The numbers McMahon assembled raised eyebrows then.
They look conservative now. Between 2007 and 2015, China was responsible for 63% of all new money created globally. In 2013, plans for new cities and districts were sufficient to house 3.4 billion people—more than twice China’s total population. The average newly constructed building had a lifespan of twenty years. Developers were paying more for land than the apartments they planned to build on it could ever recover. The Bank of China’s own chairman described wealth management products as a Ponzi scheme and then, in the same column, defended their utility.

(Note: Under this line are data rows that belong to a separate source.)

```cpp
#define WLN_FOR4(n4, ...)                                                                          \
  for (long long i_ = blockIdx.x * 256LL + threadIdx.x; i_ < (n4); i_ += 4LL * 256 * WLN_BLOCKS) { \
    long long ix_[4];                                                                              \
    bool ok_[4];                                                                                   \
    _Pragma("unroll") for (int u_ = 0; u_ < 4; ++u_) {                                             \
      const long long j_ = i_ + (long long)u_ * 256 * WLN_BLOCKS;                                  \
      ok_[u_] = j_ < (n4);                                                                         \
      ix_[u_] = ok_[u_] ? j_ : (n4) - 1;                                                           \
    }                                                                                              \
    __VA_ARGS__                                                                                    \
  }
__device__ __forceinline__ bool wln_vec_ok(const void* a, const void* b, const void* c, long long n) {
  return ((n & 3) == 0) && (((reinterpret_cast<uintptr_t>(a) | reinterpret_cast<uintptr_t>(b) | reinterpret_cast<uintptr_t>(c)) & 15) == 0) && n >= 4;
}

__global__ __launch_bounds__(256) void wln_sum_kernel(const float* __restrict__ x, const float* __restrict__ x2, long long n,
                                                      float* __restrict__ part) {
  __shared__ float red[4];
  float s = 0.f, t = 0.f;
  if (wln_vec_ok(x, x2, nullptr, n)) {
    const f32x4_t* x4 = reinterpret_cast<const f32x4_t*>(x);
    const f32x4_t* y4 = reinterpret_cast<const f32x4_t*>(x2);
    const long long n4 = n >> 2;
    if (x2) {
      WLN_FOR4(n4, f32x4_t a[4], b[4];
// ... 148 lines not shown
               y4[ix_[u]] = o;
               bad |= !(o[0] == o[0]) || !(o[1] == o[1]) || !(o[2] == o[2]) || !(o[3] == o[3]);
             })
  } else {
    for (long long i = blockIdx.x * 256LL + threadIdx.x; i < n; i += 256LL * WLN_BLOCKS) {
      const float o = (x[i] - mean) * rstd;
      y[i] = o;
      bad |= !(o == o);
    }
  }
  if (bad && nan_flag) atomicOr(nan_flag, 1);
}
__global__ __launch_bounds__(256) void wln_bwd_global_kernel(const float* __restrict__ y, const float* __restrict__ gy,
                                                             const float* __restrict__ stats, float* __restrict__ gx, long long n,
                                                             const float* __restrict__ part_all, int world, long long n_total) {
  __shared__ float red[4];
  const float mg = wln_ranks_total(part_all, 2 * WLN_BLOCKS, world, red) / (float)n_total;
  const float mgy = wln_ranks_total(part_all + WLN_BLOCKS, 2 * WLN_BLOCKS, world, red) / (float)n_total;
  const float rstd = stats[1];
  if (wln_vec_ok(y, gy, gx, n)) {
    const f32x4_t* y4 = reinterpret_cast<const f32x4_t*>(y);
    const f32x4_t* g4 = reinterpret_cast<const f32x4_t*>(gy);
    f32x4_t* o4 = reinterpret_cast<f32x4_t*>(gx);
    const long long n4 = n >> 2;
    WLN_FOR4(n4, f32x4_t a[4], b[4];
             _Pragma("unroll") for (int u = 0; u < 4; ++u) { a[u] = y4[ix_[u]]; b[u] = g4[ix_[u]]; }
             _Pragma("unroll") for (int u = 0; u < 4; ++u) if (ok_[u]) o4[ix_[u]] = rstd * (b[u] - mg - a[u] * mgy);)
  } else {
    for (long long i = blockIdx.x * 256LL + threadIdx.x; i < n; i += 256LL * WLN_BLOCKS) gx[i] = rstd * (gy[i] - mg - y[i] * mgy);
  }
}

static bool g_attn_prefetch = !(getenv("RUART_ATTN_PREFETCH") && atoi(getenv("RUART_ATTN_PREFETCH")) == 0);
template <typename K> static void attn_big_lds(K kern) { hipFuncSetAttribute((const void*)kern, hipFuncAttributeMaxDynamicSharedMemorySize, 160 * 1024); }
static void attn_allow_big_lds() {
  static bool done = (attn_big_lds(attn_fwd_kernel), attn_big_lds(attn_bwd_q_kernel), attn_big_lds(attn_fwd_pf_kernel<12>),
                      attn_big_lds(attn_fwd_pf_kernel<16>), attn_big_lds(attn_fwd_pf_kernel<28>), attn_big_lds(attn_fwd_pf_kernel<32>),
                      attn_big_lds(attn_bwd_q_pf_kernel<12>), attn_big_lds(attn_bwd_q_pf_kernel<16>), attn_big_lds(attn_bwd_q_pf_kernel<28>),
                      attn_big_lds(attn_bwd_q_pf_kernel<32>), true);
  (void)done;
}

static size_t attn_lds_bytes(int L2) {
  const int L2p = (L2 + 15) & ~15;
  const int ldS = ((L2p + 31) / 32) * 32 + 2;
  return sizeof(float) * (size_t)(16 * LDA_ + 16 * ldS + L2p * LDB_);
}

__global__ __launch_bounds__(256) void attn1_fwd_kernel(const float* __restrict__ a, const float* __restrict__ k,
                                                        const float* __restrict__ v, const unsigned char* __restrict__ mask,
                                                        float* __restrict__ out, float* __restrict__ probs, int L2, int h, int D3,
                                                        int* __restrict__ nan_flag) {
  __shared__ float p_s[ATTN_MAX_L2];
  __shared__ float red[4];
  const int b = blockIdx.x, tid = threadIdx.x, lane = tid & 63, wave = tid >> 6;
  const float* ab = a + (size_t)b * h;
  const float* kb = k + (size_t)b * L2 * h;
  const float* vb = v + (size_t)b * L2 * D3;
  for (int j0 = wave * 4; j0 < L2; j0 += 16) {
    float s[4] = {0.f, 0.f, 0.f, 0.f};
    for (int d = lane; d < h; d += 64) {
      const float av = ab[d];
#pragma unroll
      for (int u = 0; u < 4; ++u)
        if (j0 + u < L2) s[u] = fmaf(av, kb[(size_t)(j0 + u) * h + d], s[u]);
    }
#pragma unroll
    for (int u = 0; u < 4; ++u) {
      const float t = wave_sum(s[u]);
      if (lane == 0 && j0 + u < L2) p_s[j0 + u] = mask[(size_t)b * L2 + j0 + u] ? t : -INFINITY;
    }
  }
  __syncthreads();
  float mx = -INFINITY;
  for (int j = tid; j < L2; j += 256) mx = fmaxf(mx, p_s[j]);
  mx = block_max<4>(mx, red);
  float sum = 0.f;
  for (int j = tid; j < L2; j += 256) {
    const float e = expf(p_s[j] - mx);
// ... 70 lines not shown
#pragma unroll
      for (int u = 0; u < 8; ++u) g = fmaf(ds_s[j + u], t[u], g);
    }
    for (; j < L2; ++j) g = fmaf(ds_s[j], kb[(size_t)j * h + d], g);
    grad_a[(size_t)b * h + d] = g;
  }
  for (int e = tid; e < L2 * h; e += 256) grad_k[(size_t)b * L2 * h + e] = ds_s[e / h] * ab[e % h];
  for (int e = tid; e < L2 * D3; e += 256) grad_v[(size_t)b * L2 * D3 + e] = pb[e / D3] * gb[e % D3];
}

extern "C" int ruart_attn_fwd(const float* a, const float* k, const float* v, const unsigned char* mask, const float* diag,
                              int diag_len, int relu, float* out, float* probs, int B, int L1, int L2, int h, int D3, void* stream) {
  RUART_ENTRY();
  return ruart_attn_fwd_pscale(a, k, v, mask, diag, diag_len, relu, nullptr, out, probs, B, L1, L2, h, D3, stream);
}

extern "C" int ruart_attn_fwd_pscale(const float* a, const float* k, const float* v, const unsigned char* mask, const float* diag,
                                     int diag_len, int relu, const float* prob_scale, float* out, float* probs, int B, int L1, int L2,
                                     int h, int D3, void* stream) {
  RUART_ENTRY();
  if (B <= 0 || L1 <= 0 || L2 <= 0 || L2 > ATTN_MAX_L2 || h <= 0 || D3 <= 0) return (int)hipErrorInvalidValue;
  if (diag_len != 0 && diag_len != 1 && diag_len != h) return (int)hipErrorInvalidValue;
  if (L1 == 1 && !relu && diag_len == 0 && !prob_scale) {
    hipLaunchKernelGGL(attn1_fwd_kernel, dim3(B), dim3(256), 0, (hipStream_t)stream, a, k, v, mask, out, probs, L2, h, D3,
                       ruart_nan_flag_ptr);
    RUART_CHECK_LAUNCH();
    return 0;
  }
  const dim3 grid(ceil_div(L1, 16), B), block(256);
  attn_allow_big_lds();
  const int L2p = (L2 + 15) & ~15;
#define RUART_AF(U) hipLaunchKernelGGL(attn_fwd_pf_kernel<U>, grid, block, attn_lds_bytes(L2), (hipStream_t)stream, a, k, v, mask, out, probs, \
                                       L1, L2, h, D3, ruart_nan_flag_ptr, relu, diag_len ? diag : nullptr, diag_len, prob_scale)
  if (!g_attn_prefetch || L2p > 128)
    hipLaunchKernelGGL(attn_fwd_kernel, grid, block, attn_lds_bytes(L2), (hipStream_t)stream, a, k, v, mask, out, probs, L1, L2, h, D3,
                       ruart_nan_flag_ptr, relu, diag_len ? diag : nullptr, diag_len, prob_scale);
  else if (L2p <= 48) RUART_AF(12);
  else if (L2p <= 64) RUART_AF(16);
  else if (L2p <= 112) RUART_AF(28);
  else RUART_AF(32);
#undef RUART_AF
  RUART_CHECK_LAUNCH();
  return 0;
}

extern "C" int ruart_attn_set_prefetch(int on) {
  RUART_ENTRY();
  g_attn_prefetch = on != 0;
  return 0;
}

extern "C" int ruart_attn_bwd(const float* a, const float* k, const float* v, const float* probs, const float* grad_out,
                              const float* diag, int diag_len, int relu, float* grad_a, float* grad_k, float* grad_v,
                              float* grad_diag, float* ds_ws, int B, int L1, int L2, int h, int D3, void* stream) {
  RUART_ENTRY();
  return ruart_attn_bwd_pscale(a, k, v, probs, grad_out, diag, diag_len, relu, nullptr, grad_a, grad_k, grad_v, grad_diag, ds_ws, B, L1,
                               L2, h, D3, stream);
}

extern "C" int ruart_attn_bwd_pscale(const float* a, const float* k, const float* v, const float* probs, const float* grad_out,
                                     const float* diag, int diag_len, int relu, const float* prob_scale, float* grad_a, float* grad_k,
                                     float* grad_v, float* grad_diag, float* ds_ws, int B, int L1, int L2, int h, int D3,
                                     void* stream) {
  RUART_ENTRY();
  if (B <= 0 || L1 <= 0 || L2 <= 0 || L2 > ATTN_MAX_L2 || h <= 0 || D3 <= 0) return (int)hipErrorInvalidValue;
  if (diag_len != 0 && diag_len != 1 && diag_len != h) return (int)hipErrorInvalidValue;
  if (L1 == 1 && !relu && diag_len == 0 && !prob_scale) {
    hipLaunchKernelGGL(attn1_bwd_kernel, dim3(B), dim3(256), 0, (hipStream_t)stream, a, k, v, probs, grad_out, grad_a, grad_k, grad_v,
                       L2, h, D3);
    RUART_CHECK_LAUNCH();
    return 0;
  }
  const bool act = relu || diag_len;
  const float* dg = diag_len ? diag : nullptr;
  attn_allow_big_lds();
  const int L2p = (L2 + 15) & ~15;
#define RUART_AQ(U) hipLaunchKernelGGL(attn_bwd_q_pf_kernel<U>, dim3(ceil_div(L1, 16), B), dim3(256), attn_lds_bytes(L2), (hipStream_t)stream, \
                                       k, v, probs, grad_out, grad_a, ds_ws, L1, L2, h, D3, act ? a : nullptr, relu, dg, diag_len,           \
                                       (diag_len > 1) ? grad_diag : nullptr, prob_scale)
  if (!g_attn_prefetch || L2p > 128)
    hipLaunchKernelGGL(attn_bwd_q_kernel, dim3(ceil_div(L1, 16), B), dim3(256), attn_lds_bytes(L2), (hipStream_t)stream, k, v, probs,
                       grad_out, grad_a, ds_ws, L1, L2, h, D3, act ? a : nullptr, relu, dg, diag_len,
                       (diag_len > 1) ? grad_diag : nullptr, prob_scale);
  else if (L2p <= 48) RUART_AQ(12);
  else if (L2p <= 64) RUART_AQ(16);
  else if (L2p <= 112) RUART_AQ(28);
  else RUART_AQ(32);
#undef RUART_AQ
  RUART_CHECK_LAUNCH();
  const size_t lds = sizeof(float) * (16 * LDA_ + CH * LDB_);
  if (g_attn_prefetch)
    hipLaunchKernelGGL(attn_bwd_kv_pf_kernel, dim3(ceil_div(L2, 16), B), dim3(256), lds, (hipStream_t)stream, a, probs, ds_ws, grad_out,
                       grad_k, grad_v, L1, L2, h, D3, k, relu, dg, diag_len, prob_scale);
  else
    hipLaunchKernelGGL(attn_bwd_kv_kernel, dim3(ceil_div(L2, 16), B), dim3(256), lds, (hipStream_t)stream, a, probs, ds_ws, grad_out,
                       grad_k, grad_v, L1, L2, h, D3, k, relu, dg, diag_len, prob_scale);
  RUART_CHECK_LAUNCH();
  return 0;
}

extern "C" int ruart_whole_ln_fwd(const float* x, float* y, float* stats, float* ws, long long n, float eps, void* stream) {
  RUART_ENTRY();
  if (n <= 0) return (int)hipErrorInvalidValue;
  hipStream_t s = (hipStream_t)stream;
  hipLaunchKernelGGL(wln_sum_kernel, dim3(WLN_BLOCKS), dim3(256), 0, s, x, (const float*)nullptr, n, ws);
  hipLaunchKernelGGL(wln_var_kernel, dim3(WLN_BLOCKS), dim3(256), 0, s, x, n, ws, ws + 2 * WLN_BLOCKS);
  hipLaunchKernelGGL(wln_apply_kernel, dim3(WLN_BLOCKS), dim3(256), 0, s, x, y, n, eps, ws, ws + 2 * WLN_BLOCKS, stats, ruart_nan_flag_ptr);
  RUART_CHECK_LAUNCH();
  return 0;
}

extern "C" int ruart_whole_ln_bwd(const float* y, const float* grad_y, const float* stats, float* grad_x, float* ws, long long n,
                                  void* stream) {
  RUART_ENTRY();
  if (n <= 0) return (int)hipErrorInvalidValue;
  hipStream_t s = (hipStream_t)stream;
  hipLaunchKernelGGL(wln_sum_kernel, dim3(WLN_BLOCKS), dim3(256), 0, s, grad_y, y, n, ws);
  hipLaunchKernelGGL(wln_bwd_kernel, dim3(WLN_BLOCKS), dim3(256), 0, s, y, grad_y, stats, grad_x, n, ws);
  RUART_CHECK_LAUNCH();
  return 0;
}

extern "C" int ruart_whole_ln_blocks(void) { return WLN_BLOCKS; }

// ... 85 lines not shown
```

### ruart_amd/hip.py

```python
import ctypes
import os
from ctypes import POINTER, Structure, c_char_p, c_double, c_float, c_int, c_longlong, c_size_t, c_uint, c_ulonglong, c_void_p

import torch

_HERE = os.path.dirname(os.path.abspath(__file__))
LIB_PATH = os.path.join(_HERE, "libruart_hip.so")

DT_F32, DT_BF16, DT_F16 = 0, 1, 2
ACT_NONE, ACT_GELU, ACT_RELU = 0, 1, 2
TORCH_DTYPE = {DT_F32: torch.float32, DT_BF16: torch.bfloat16, DT_F16: torch.float16}
PRECISION = {"fp32": DT_F32, "bf16": DT_BF16, "fp16": DT_F16, "x3": DT_F32, "fp16c": DT_F32}
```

What McMahon captured when I reviewed the book in 2018, was a system that knew it was broken and kept building anyway. It was as if he had got hold of the operating instructions of a system that had institutionalized its own dysfunction.
On the fringes, the operating systems built ghost cities in Inner Mongolia, the Chinese property investment companies ventured into Johor, where they built what is known as Malaysia’s China-built ghost city, Forest City. It left the seaside enclave of Sihanoukville a launching pad for a scamming vehicle that brought Cambodia to near full-on war with Thailand. It went into the condo markets of Bangkok and Ho Chi Minh City and the landed property markets of Sydney and Melbourne.
Shenzhen itself—the city where Zhang, my real estate guy of times past, made his pitch—has since watched its own apartments do exactly what he never mentioned: existing home prices there have fallen by close to half from their 2020 peak.
Zhang was on the money more than he knew.
China awakened Japan.
As for property, a condo with a view in Shenzhen or a small renovated former onsen hotel an hour out of Tokyo? Both come with problems, but sensibly one would invest in Japan and not be arrested for holding literary events.
A version of this review first appeared in the author’s personal website, christaylorink.